Read the FAQs on the six-month store audit.

4 thoughts on “Seattle’s Soda Tax Almost Entirely Passed on to Consumers, Researchers Find

  1. Is this really a post from the Public Health Dept?

    It actually looks to be an unbiased assessment. Sin taxes rarely affect behavior. The money collected is seldom used to alter behavior, and is directed toward other “priorities”.

  2. I find that this “all stick and no carrot” punitive approach to be counter productive to progressive goals.
    In this state with the most regressive tax system in the country you cannot keep piling on more user taxes that kill the poor and working poor. There is nothing progressive about over taxing the most vulnerable.

  3. The health issue the sugar tax attempted to address was obesity and diabetes. However, the policy does not address the root cause of obesity and diabetes. While taxing sugar-sweetened beverages may help discourage people from drinking sugary drinks, and therefore consume less sugar and decrease their risk to obesity and diabetes, it does not address the crux of the problem. There are many underlying factors why people consume unhealthy foods – food deserts, higher prices for healthier foods, lack of running trails, lack of time to exercise, lack of time to prepare healthy meals, surrounding environment/social setting have abundance of unhealthy foods.
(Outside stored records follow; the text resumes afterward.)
@@ -241,18 +305,27 @@
     reduce_long_row<DCH, false, LG>(partials, c0, c1, long_rows[i], ep, red);
 }
 
-template <int DCH, bool LG = false, bool SCHED = false>
+template <int DCH, bool LG = false, bool SCHED = false, bool DESC = false>
 void launch_spmm(hipStream_t s, int blocks, int nch, const int32_t* rowptr, const int32_t* colidx,
                  const float* vals, const float* X, const RowEpilogue& ep, int n_rows, int long_t,
                  int rows_per_group, const int32_t* long_rows, const int32_t* long_chunk_ptr, int n_long,
-                 float* partials, int32_t* tickets, const RowSchedule& sched = RowSchedule{}) {
+                 float* partials, int32_t* tickets, const RowSchedule& sched = RowSchedule{},
+                 const LongBlocks& lb = LongBlocks{nullptr, 0}) {
+    if constexpr (DESC) {
+        const int grid = nch - lb.n_mid + (lb.n_mid + 3) / 4 + blocks;
+        hipLaunchKernelGGL((spmm_rows_kernel<DCH, LG, SCHED, true>), dim3(grid), dim3(256), 0, s, rowptr, colidx, vals, X, ep,
+                           n_rows, long_t, rows_per_group, long_rows, long_chunk_ptr, n_long, nch - lb.n_mid, partials,
+                           tickets, sched, lb);
+        return;
+    } else {
     if (blocks + nch > 0)
-        hipLaunchKernelGGL((spmm_rows_kernel<DCH, LG, SCHED>), dim3(blocks + nch), dim3(256), 0, s, rowptr, colidx, vals, X,
-                           ep, n_rows, long_t, rows_per_group, long_rows, long_chunk_ptr, n_long, nch, partials, tickets,
-                           sched);
+        hipLaunchKernelGGL((spmm_rows_kernel<DCH, LG, SCHED, false>), dim3(blocks + nch), dim3(256), 0, s, rowptr, colidx, vals,
+                           X, ep, n_rows, long_t, rows_per_group, long_rows, long_chunk_ptr, n_long, nch, partials, tickets,
+                           sched, lb);
     if (!tickets && n_long > 0 && nch > n_long)
         hipLaunchKernelGGL((spmm_long_reduce_kernel<DCH, LG>), dim3(n_long), dim3(256), 0, s, long_rows,
                            long_chunk_ptr, n_long, partials, ep);
+    }
 }
 
 __global__ __launch_bounds__(256) void cos_scale_fwd_kernel(const float* __restrict__ E,
@@ -444,6 +517,94 @@
 }
 }
 
+namespace {
+bool long_blocks_args_ok(const int32_t* long_desc, int32_t n_mid, int32_t n_long, int32_t n_chunks, int32_t n_rows,
+                         const int32_t* long_tickets) {
+    if (!long_desc) return n_mid == 0;
+    if (n_long <= 0 || n_long > n_rows || n_chunks < n_long) return false;
+    if (n_mid < 0 || n_mid > n_long) return false;
+    return n_chunks == n_long || long_tickets;
+}
+
+int spmm_sched_launch(const int32_t* rowptr, const int32_t* colidx, const float* vals, const float* X, float* Y, const float* Z,
+                      const float* acc_in, float* acc_out, int32_t n_rows, int32_t d, float alpha, float beta, float acc_scale,
+                      int32_t long_row_threshold, const int32_t* long_rows, const int32_t* long_chunk_ptr, int32_t n_long,
+                      int32_t n_chunks, float* partials, int32_t* long_tickets, const int32_t* sched_row,
+                      const int32_t* sched_span, const int32_t* sched_col, const float* sched_val, int32_t n_short,
+                      const int32_t* long_desc, int32_t n_mid, mmrec_stream_t stream) {
+    if (d <= 0 || d % MMREC_EMB_DIM || d / MMREC_EMB_DIM > 6) return MMREC_ERR_UNSUPPORTED;
+    if (long_desc && !kLongBlocksServed) return MMREC_ERR_UNSUPPORTED;
+    if (n_rows < 0 || n_long < 0 || n_chunks < 0 || long_row_threshold < 0) return MMREC_ERR_BAD_ARG;
+    if (n_rows == 0) return 0;
+    if (!rowptr || !X || (!Y && !acc_out)) return MMREC_ERR_BAD_ARG;
+    if (acc_out && !acc_in) return MMREC_ERR_BAD_ARG;
+    if (n_long > 0 && (!long_rows || !long_chunk_ptr || !partials || n_chunks <= 0))
+        return MMREC_ERR_BAD_ARG;
+    if (!sched_args_ok(sched_row, sched_span, sched_col, sched_val, n_short, n_rows)) return MMREC_ERR_BAD_ARG;
+    if (!long_blocks_args_ok(long_desc, n_mid, n_long, n_chunks, n_rows, long_tickets)) return MMREC_ERR_BAD_ARG;
+    if (Y == X || acc_out == X) return MMREC_ERR_BAD_ARG;
+    RowEpilogue ep{Z, Y, acc_in, acc_out, alpha, Z ? beta : 0.f, acc_scale, nullptr, nullptr, nullptr};
+    const RowSchedule sched{sched_row, reinterpret_cast<const int2*>(sched_span), sched_col, sched_val, n_short};
+    hipStream_t s = mmrec_stream(stream);
+    const int rows_per_group = MMREC_SPMM_RPG(n_rows);
+    const int blocks = (n_short + 16 * rows_per_group - 1) / (16 * rows_per_group);
+    const LongBlocks lb{reinterpret_cast<const int4*>(long_desc), n_mid};
+    const int long_t = n_long > 0 ? long_row_threshold : INT32_MAX;
+    const int nch = n_long > 0 ? n_chunks : 0;
+    int32_t* tickets = n_long > 0 ? long_tickets : nullptr;
+#define MMREC_SPMM_CASE(D)                                                                                              \
+    case D:                                                                                                             \
+        if (long_desc)                                                                                                  \
+            launch_spmm<D, false, true, true>(s, blocks, nch, rowptr, colidx, vals, X, ep, n_rows, long_t,              \
+                                              rows_per_group, long_rows, long_chunk_ptr, n_long, partials, tickets,     \
+                                              sched, lb);                                                               \
+        else                                                                                                            \
+            launch_spmm<D, false, true>(s, blocks, nch, rowptr, colidx, vals, X, ep, n_rows, long_t, rows_per_group,    \
+                                        long_rows, long_chunk_ptr, n_long, partials, tickets, sched);                   \
+        break;
+    switch (d / MMREC_EMB_DIM) {
+        MMREC_SPMM_CASE(1) MMREC_SPMM_CASE(2) MMREC_SPMM_CASE(3) MMREC_SPMM_CASE(4) MMREC_SPMM_CASE(5)
+        MMREC_SPMM_CASE(6)
+    }
+#undef MMREC_SPMM_CASE
+    MMREC_RETURN_LAUNCH_STATUS();
+}
+
+int spmm_sched_launch_layergcn(const int32_t* rowptr, const int32_t* colidx, const float* vals, const float* X, float* Y,
+                               const float* ego, float* scaled, float* w, const float* acc_in, float* acc_out, int32_t n_rows,
+                               int32_t d, int32_t long_row_threshold, const int32_t* long_rows, const int32_t* long_chunk_ptr,
+                               int32_t n_long, int32_t n_chunks, float* partials, int32_t* long_tickets,
+                               const int32_t* sched_row, const int32_t* sched_span, const int32_t* sched_col,
+                               const float* sched_val, int32_t n_short, const int32_t* long_desc, int32_t n_mid,
+                               mmrec_stream_t stream) {
+    if (d != MMREC_EMB_DIM) return MMREC_ERR_UNSUPPORTED;
+    if (long_desc && !kLongBlocksServed) return MMREC_ERR_UNSUPPORTED;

Perhaps it would have been more effective if the policy addressed one of these contributing causes of obesity/diabetes, rather than a factor that does not show an abundance of scientific evidence that it largely leads to obesity/diabetes. By taxing sugar-sweetened drinks, it is no surprise the tax is almost entirely being passed on to the consumers. Many people buy unhealthy foods, such as sugar-sweetened beverages, because they cannot afford the healthy foods. Therefore, this policy potentially (intentionally or unintentionally) discriminates against low-income individuals and families. One may go as far as it discriminates against people of color. Data shows (http://www.city-data.com/poverty/poverty-Seattle-Washington.html) that in the city of Seattle, of all people that have an income below the poverty level, the overwhelmingly majority of them are black, American Indian and Native Hawaiian. No matter the population the policy discriminates against, if one even believes it does, the policy does not necessarily address the underlying cause of obesity and diabetes. Taxing sugar-sweetened beverages most likely will not make a noticeable impact on the rate of diabetes and obesity.

  4. The sugar tax aimed to reduce obesity and other health risks, but unfortunately it did not necessarily reach its goal after the bill was passed. The tax was successful in gaining revenue from consumers of these sugary drinks, but research on obesity rates and consumer choices have yet to be revealed. While I agree that legislation should help create healthier alternatives for consumers, taxing personal decisions can lead for more choices we make in the market to be taxed or taken away. In order to determine the true effectiveness and motives of this tax, I suggest more case-control studies should be done to help show the differences in counties with this tax, and those without. These types of studies can often take more time to implement than legislators may care for, but the research can help guide policies that a community would be open to adapt with.